**DATA EXTRACT**
*** Begin section ***

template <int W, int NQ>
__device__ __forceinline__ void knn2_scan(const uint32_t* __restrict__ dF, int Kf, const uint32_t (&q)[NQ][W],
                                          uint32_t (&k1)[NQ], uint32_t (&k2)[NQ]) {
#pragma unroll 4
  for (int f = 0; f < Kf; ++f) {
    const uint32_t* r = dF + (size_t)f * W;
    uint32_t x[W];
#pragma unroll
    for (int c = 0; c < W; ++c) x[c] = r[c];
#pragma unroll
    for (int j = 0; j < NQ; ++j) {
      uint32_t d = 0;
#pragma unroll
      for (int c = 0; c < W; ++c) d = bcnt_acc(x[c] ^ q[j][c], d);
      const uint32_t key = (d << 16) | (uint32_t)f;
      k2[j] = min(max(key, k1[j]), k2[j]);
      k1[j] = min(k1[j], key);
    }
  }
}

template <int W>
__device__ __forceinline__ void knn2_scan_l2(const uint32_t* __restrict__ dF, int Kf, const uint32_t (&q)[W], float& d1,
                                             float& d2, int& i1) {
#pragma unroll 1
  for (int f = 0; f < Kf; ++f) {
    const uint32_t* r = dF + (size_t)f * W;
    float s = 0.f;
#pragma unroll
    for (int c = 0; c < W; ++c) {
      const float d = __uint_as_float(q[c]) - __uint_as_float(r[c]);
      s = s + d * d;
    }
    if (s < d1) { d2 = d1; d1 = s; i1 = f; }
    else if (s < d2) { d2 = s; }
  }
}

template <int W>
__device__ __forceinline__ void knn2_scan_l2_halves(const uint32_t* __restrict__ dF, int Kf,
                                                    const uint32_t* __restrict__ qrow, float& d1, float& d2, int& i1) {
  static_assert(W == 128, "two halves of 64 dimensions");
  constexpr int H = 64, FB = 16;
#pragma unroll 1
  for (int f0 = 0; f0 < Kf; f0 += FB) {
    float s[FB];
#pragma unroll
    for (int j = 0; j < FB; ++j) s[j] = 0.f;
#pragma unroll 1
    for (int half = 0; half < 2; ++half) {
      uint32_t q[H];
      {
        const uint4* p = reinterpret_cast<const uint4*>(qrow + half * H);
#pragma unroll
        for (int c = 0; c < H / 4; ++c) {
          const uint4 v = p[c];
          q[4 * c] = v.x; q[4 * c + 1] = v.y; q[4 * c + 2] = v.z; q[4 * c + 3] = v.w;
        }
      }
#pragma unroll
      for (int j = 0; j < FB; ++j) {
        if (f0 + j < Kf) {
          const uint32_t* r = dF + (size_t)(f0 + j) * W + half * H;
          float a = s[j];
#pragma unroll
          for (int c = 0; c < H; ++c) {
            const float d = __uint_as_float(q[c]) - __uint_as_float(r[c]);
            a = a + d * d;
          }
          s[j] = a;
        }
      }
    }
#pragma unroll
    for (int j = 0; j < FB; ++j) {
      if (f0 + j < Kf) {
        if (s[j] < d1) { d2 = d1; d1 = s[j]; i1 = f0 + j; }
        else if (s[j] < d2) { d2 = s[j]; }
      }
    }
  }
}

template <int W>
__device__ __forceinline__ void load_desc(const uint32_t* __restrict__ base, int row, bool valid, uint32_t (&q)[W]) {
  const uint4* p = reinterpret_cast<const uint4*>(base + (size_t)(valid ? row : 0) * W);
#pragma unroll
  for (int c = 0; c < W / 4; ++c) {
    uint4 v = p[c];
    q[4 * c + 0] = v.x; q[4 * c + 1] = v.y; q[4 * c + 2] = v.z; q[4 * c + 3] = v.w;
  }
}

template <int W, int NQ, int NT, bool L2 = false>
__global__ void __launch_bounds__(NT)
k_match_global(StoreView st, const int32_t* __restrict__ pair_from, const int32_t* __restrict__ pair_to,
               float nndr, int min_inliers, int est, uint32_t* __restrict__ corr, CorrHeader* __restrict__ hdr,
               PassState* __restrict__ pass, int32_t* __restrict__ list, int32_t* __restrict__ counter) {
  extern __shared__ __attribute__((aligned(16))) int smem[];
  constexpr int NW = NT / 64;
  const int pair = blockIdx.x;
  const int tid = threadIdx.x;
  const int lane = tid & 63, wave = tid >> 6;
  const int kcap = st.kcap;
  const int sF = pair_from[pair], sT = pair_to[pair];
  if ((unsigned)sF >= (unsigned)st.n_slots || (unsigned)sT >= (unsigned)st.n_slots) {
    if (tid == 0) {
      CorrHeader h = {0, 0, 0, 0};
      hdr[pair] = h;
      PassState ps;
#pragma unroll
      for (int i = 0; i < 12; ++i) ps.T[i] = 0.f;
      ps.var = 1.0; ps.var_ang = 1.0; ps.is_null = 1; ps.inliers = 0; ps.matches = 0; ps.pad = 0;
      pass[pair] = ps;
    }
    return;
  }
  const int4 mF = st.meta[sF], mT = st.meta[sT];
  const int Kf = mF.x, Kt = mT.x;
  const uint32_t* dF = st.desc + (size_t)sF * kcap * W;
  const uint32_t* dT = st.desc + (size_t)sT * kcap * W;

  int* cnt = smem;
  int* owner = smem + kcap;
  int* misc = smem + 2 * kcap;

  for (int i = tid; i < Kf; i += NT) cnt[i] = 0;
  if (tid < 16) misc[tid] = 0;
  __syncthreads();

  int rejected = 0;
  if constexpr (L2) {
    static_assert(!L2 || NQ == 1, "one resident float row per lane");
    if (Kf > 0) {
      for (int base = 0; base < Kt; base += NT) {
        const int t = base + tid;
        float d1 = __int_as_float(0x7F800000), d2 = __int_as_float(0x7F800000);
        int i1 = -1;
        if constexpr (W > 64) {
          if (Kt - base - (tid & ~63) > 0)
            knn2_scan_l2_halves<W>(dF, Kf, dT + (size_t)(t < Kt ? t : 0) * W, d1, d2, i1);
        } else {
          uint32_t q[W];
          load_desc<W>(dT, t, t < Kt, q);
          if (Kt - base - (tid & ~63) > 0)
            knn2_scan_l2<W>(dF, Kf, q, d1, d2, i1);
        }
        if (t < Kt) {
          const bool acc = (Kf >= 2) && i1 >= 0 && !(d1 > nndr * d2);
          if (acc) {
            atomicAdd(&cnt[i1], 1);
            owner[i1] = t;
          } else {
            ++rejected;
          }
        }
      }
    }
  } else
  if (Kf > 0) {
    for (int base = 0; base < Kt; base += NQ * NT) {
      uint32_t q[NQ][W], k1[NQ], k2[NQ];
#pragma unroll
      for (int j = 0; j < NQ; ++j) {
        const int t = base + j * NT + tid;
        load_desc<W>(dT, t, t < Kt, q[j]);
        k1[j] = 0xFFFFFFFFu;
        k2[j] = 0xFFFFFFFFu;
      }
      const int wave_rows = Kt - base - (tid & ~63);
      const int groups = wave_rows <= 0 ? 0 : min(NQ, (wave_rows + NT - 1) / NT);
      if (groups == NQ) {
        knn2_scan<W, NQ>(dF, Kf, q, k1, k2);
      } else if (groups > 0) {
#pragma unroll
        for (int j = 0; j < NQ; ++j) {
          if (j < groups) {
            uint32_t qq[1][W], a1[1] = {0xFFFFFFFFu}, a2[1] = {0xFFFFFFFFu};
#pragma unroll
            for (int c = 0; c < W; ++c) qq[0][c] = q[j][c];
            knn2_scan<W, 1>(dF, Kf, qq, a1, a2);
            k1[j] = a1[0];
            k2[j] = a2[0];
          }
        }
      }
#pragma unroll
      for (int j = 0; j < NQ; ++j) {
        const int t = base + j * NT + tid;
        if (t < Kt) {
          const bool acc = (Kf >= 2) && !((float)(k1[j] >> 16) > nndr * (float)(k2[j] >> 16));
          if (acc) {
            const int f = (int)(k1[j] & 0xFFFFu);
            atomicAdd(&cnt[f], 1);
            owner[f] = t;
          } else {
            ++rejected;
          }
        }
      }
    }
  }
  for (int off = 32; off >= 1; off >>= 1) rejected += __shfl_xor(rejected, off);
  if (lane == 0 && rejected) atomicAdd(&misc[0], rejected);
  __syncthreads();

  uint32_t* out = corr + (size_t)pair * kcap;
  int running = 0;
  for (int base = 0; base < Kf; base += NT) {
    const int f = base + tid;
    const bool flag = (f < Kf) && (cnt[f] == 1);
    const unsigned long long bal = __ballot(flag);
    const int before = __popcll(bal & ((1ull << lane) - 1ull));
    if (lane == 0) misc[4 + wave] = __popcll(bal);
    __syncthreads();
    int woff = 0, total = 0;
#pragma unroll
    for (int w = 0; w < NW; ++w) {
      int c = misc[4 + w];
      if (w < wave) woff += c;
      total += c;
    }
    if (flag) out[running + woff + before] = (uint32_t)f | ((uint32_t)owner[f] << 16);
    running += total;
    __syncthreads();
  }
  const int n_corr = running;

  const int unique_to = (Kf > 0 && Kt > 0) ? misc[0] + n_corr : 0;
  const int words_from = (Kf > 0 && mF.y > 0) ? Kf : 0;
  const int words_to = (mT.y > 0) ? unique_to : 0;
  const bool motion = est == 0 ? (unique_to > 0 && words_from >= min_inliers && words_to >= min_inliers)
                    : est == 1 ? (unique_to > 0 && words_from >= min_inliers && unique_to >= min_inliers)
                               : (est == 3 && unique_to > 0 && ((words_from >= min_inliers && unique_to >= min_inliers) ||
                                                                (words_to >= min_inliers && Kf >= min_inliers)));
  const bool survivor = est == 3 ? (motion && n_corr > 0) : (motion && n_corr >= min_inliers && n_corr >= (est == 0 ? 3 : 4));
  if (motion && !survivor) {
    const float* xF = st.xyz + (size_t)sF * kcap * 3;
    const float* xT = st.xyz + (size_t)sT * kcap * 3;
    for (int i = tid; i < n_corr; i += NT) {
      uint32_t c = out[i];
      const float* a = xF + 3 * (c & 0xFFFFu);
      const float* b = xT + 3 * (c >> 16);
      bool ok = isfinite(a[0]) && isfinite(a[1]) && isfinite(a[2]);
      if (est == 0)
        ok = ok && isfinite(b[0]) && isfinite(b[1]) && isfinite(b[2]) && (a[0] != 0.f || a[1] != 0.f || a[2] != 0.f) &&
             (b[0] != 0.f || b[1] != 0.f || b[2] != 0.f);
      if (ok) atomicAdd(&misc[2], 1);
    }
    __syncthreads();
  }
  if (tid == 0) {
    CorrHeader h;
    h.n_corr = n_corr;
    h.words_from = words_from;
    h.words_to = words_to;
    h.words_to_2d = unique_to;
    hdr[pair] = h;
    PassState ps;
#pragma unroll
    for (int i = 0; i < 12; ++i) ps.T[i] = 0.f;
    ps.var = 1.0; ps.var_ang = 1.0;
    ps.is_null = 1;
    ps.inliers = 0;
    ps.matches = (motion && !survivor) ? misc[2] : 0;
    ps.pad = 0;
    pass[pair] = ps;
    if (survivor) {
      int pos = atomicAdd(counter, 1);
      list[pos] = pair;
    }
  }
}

*** End section ***
*** Begin section ***

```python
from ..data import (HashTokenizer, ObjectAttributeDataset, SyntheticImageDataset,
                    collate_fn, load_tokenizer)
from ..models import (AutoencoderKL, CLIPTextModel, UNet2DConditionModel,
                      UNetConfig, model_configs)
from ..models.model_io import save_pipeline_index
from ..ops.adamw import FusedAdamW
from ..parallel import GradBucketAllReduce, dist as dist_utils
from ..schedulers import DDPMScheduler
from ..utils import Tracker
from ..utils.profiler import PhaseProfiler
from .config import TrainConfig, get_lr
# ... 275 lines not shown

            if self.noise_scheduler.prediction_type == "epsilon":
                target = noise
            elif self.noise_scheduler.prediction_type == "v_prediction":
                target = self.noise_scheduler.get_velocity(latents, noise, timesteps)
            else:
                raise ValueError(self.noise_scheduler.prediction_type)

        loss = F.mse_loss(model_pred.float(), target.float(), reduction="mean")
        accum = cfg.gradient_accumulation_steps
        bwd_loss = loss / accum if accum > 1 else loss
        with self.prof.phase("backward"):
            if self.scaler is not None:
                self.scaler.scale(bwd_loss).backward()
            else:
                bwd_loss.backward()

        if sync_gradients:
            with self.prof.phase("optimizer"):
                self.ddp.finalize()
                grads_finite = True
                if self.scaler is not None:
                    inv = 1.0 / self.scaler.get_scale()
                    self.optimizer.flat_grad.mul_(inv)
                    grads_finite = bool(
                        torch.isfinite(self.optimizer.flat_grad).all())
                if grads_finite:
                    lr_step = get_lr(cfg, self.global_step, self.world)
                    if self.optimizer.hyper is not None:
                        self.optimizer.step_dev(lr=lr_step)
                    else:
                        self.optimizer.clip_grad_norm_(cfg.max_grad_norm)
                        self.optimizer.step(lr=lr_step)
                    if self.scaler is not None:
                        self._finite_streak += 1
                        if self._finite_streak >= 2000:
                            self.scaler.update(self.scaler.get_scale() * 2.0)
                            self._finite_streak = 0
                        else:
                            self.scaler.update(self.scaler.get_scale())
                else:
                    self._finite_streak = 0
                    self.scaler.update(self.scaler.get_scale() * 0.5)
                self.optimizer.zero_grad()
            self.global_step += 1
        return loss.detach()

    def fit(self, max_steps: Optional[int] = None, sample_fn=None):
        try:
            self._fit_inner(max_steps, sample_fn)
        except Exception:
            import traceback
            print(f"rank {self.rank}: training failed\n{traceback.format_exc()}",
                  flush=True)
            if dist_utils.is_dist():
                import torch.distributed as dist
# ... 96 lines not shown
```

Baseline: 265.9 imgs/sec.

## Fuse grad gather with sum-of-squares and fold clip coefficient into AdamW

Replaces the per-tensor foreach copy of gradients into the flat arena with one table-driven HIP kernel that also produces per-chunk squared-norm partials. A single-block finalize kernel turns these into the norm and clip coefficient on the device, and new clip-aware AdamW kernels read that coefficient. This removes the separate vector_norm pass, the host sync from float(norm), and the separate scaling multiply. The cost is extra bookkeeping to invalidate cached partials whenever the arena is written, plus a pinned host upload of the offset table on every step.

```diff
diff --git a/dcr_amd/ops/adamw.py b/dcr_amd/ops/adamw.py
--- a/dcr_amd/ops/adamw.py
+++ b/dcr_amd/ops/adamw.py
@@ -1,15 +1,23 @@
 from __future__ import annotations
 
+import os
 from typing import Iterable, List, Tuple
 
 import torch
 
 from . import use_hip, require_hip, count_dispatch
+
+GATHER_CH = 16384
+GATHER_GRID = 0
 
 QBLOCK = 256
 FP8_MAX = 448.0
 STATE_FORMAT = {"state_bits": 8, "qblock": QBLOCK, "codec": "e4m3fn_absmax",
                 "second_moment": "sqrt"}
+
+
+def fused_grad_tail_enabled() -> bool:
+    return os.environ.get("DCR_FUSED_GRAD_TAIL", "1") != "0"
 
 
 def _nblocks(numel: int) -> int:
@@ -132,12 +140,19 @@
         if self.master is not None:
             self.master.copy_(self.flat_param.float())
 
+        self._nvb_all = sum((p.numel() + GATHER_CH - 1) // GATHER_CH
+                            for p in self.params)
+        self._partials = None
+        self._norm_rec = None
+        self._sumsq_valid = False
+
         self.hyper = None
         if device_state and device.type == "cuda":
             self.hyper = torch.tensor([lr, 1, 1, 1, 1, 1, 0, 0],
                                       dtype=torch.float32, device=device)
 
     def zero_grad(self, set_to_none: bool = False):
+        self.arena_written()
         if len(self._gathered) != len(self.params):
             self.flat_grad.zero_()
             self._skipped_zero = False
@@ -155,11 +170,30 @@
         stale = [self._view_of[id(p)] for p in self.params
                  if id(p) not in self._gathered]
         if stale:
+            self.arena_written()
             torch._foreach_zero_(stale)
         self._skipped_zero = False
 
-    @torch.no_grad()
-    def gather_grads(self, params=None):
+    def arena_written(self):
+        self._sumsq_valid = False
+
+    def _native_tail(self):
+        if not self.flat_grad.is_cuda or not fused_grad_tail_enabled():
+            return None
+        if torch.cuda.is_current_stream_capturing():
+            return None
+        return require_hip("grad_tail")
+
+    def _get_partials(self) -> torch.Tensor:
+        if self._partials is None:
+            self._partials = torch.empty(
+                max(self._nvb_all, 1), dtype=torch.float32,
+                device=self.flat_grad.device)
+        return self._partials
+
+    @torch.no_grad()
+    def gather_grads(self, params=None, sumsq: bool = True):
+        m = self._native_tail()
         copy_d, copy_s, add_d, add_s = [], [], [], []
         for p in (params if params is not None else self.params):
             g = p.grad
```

*** End section ***
*** Begin section ***

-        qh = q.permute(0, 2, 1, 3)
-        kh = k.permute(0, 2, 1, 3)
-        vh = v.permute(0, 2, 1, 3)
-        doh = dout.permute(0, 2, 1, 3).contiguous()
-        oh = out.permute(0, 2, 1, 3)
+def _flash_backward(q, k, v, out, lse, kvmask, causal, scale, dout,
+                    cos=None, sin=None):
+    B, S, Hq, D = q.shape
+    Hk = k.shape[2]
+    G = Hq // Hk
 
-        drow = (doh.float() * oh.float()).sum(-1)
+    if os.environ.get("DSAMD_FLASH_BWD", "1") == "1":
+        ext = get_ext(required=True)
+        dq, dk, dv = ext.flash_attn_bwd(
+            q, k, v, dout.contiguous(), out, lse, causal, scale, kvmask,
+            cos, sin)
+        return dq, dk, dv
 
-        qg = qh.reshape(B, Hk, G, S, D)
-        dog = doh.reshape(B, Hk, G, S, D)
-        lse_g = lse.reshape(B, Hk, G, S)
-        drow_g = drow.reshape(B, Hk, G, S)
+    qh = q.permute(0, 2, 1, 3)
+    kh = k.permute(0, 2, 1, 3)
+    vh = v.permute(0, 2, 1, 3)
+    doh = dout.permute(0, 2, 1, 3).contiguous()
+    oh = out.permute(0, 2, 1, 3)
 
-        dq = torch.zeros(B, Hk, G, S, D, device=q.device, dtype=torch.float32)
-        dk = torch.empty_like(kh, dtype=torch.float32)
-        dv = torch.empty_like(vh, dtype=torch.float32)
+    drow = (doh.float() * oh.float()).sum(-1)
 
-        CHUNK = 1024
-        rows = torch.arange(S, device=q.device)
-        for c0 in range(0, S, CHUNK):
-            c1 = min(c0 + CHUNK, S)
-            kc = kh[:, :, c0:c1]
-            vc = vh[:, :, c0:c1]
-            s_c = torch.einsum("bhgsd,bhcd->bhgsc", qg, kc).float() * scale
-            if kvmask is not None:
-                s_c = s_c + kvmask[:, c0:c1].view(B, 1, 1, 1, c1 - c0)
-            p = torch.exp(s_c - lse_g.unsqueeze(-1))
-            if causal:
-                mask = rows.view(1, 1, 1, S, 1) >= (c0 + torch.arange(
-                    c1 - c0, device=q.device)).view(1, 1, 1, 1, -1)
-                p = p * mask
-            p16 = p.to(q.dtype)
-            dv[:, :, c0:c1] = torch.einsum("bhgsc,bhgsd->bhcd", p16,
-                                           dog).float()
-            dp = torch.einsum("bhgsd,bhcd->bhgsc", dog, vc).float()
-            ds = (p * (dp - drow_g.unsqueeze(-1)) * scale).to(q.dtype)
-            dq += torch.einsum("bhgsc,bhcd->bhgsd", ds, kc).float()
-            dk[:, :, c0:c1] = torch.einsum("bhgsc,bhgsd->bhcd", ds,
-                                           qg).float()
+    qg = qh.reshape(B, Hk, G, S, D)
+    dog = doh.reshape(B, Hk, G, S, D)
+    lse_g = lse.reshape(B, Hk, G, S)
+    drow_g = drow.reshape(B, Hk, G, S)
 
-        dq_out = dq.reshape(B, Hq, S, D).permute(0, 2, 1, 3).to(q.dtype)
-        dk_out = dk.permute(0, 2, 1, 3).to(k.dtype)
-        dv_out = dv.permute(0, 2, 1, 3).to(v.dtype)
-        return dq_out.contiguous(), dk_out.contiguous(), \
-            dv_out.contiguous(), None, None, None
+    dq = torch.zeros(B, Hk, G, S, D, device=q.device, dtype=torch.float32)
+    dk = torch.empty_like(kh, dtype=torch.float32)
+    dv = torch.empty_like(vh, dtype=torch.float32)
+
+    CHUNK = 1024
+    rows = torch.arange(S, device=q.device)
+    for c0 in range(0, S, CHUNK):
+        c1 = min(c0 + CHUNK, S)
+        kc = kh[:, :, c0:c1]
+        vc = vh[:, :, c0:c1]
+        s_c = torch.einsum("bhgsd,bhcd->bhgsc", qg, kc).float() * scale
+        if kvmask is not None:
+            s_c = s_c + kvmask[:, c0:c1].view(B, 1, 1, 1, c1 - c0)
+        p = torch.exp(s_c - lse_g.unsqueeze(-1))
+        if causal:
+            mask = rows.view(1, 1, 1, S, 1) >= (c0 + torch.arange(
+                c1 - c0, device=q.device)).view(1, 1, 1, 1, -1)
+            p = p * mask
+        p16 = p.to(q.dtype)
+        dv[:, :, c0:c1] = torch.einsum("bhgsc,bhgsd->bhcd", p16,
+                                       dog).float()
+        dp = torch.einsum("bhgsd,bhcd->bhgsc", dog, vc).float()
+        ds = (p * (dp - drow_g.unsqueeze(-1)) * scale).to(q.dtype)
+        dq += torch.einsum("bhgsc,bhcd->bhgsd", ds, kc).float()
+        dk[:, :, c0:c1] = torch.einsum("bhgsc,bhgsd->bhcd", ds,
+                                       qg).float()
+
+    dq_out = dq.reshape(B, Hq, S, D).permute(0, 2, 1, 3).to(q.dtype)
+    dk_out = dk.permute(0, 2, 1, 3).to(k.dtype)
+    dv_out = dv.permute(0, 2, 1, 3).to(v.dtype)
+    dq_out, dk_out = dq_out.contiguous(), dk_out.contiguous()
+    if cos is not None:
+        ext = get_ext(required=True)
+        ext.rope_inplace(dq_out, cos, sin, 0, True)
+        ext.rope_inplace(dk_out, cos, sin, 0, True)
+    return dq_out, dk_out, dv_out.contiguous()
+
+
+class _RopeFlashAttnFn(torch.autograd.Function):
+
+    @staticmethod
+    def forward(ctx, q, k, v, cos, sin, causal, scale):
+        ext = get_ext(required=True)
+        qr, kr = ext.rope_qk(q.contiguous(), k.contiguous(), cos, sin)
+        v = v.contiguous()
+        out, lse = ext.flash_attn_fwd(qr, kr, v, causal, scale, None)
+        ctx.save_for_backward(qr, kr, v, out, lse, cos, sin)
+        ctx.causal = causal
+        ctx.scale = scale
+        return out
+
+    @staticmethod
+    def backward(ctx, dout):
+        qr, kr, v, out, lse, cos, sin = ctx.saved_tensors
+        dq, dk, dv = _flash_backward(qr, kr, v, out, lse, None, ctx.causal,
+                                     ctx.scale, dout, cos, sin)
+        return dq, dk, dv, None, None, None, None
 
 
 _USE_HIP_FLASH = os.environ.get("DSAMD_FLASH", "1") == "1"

*** End section ***

**YOUR TASK**
Copy every line of the data that holds the string "unsqueeze".

**ANSWER**
-            p = torch.exp(s_c - lse_g.unsqueeze(-1))
-            ds = (p * (dp - drow_g.unsqueeze(-1)) * scale).to(q.dtype)
+        p = torch.exp(s_c - lse_g.unsqueeze(-1))
+        ds = (p * (dp - drow_g.unsqueeze(-1)) * scale).to(q.dtype)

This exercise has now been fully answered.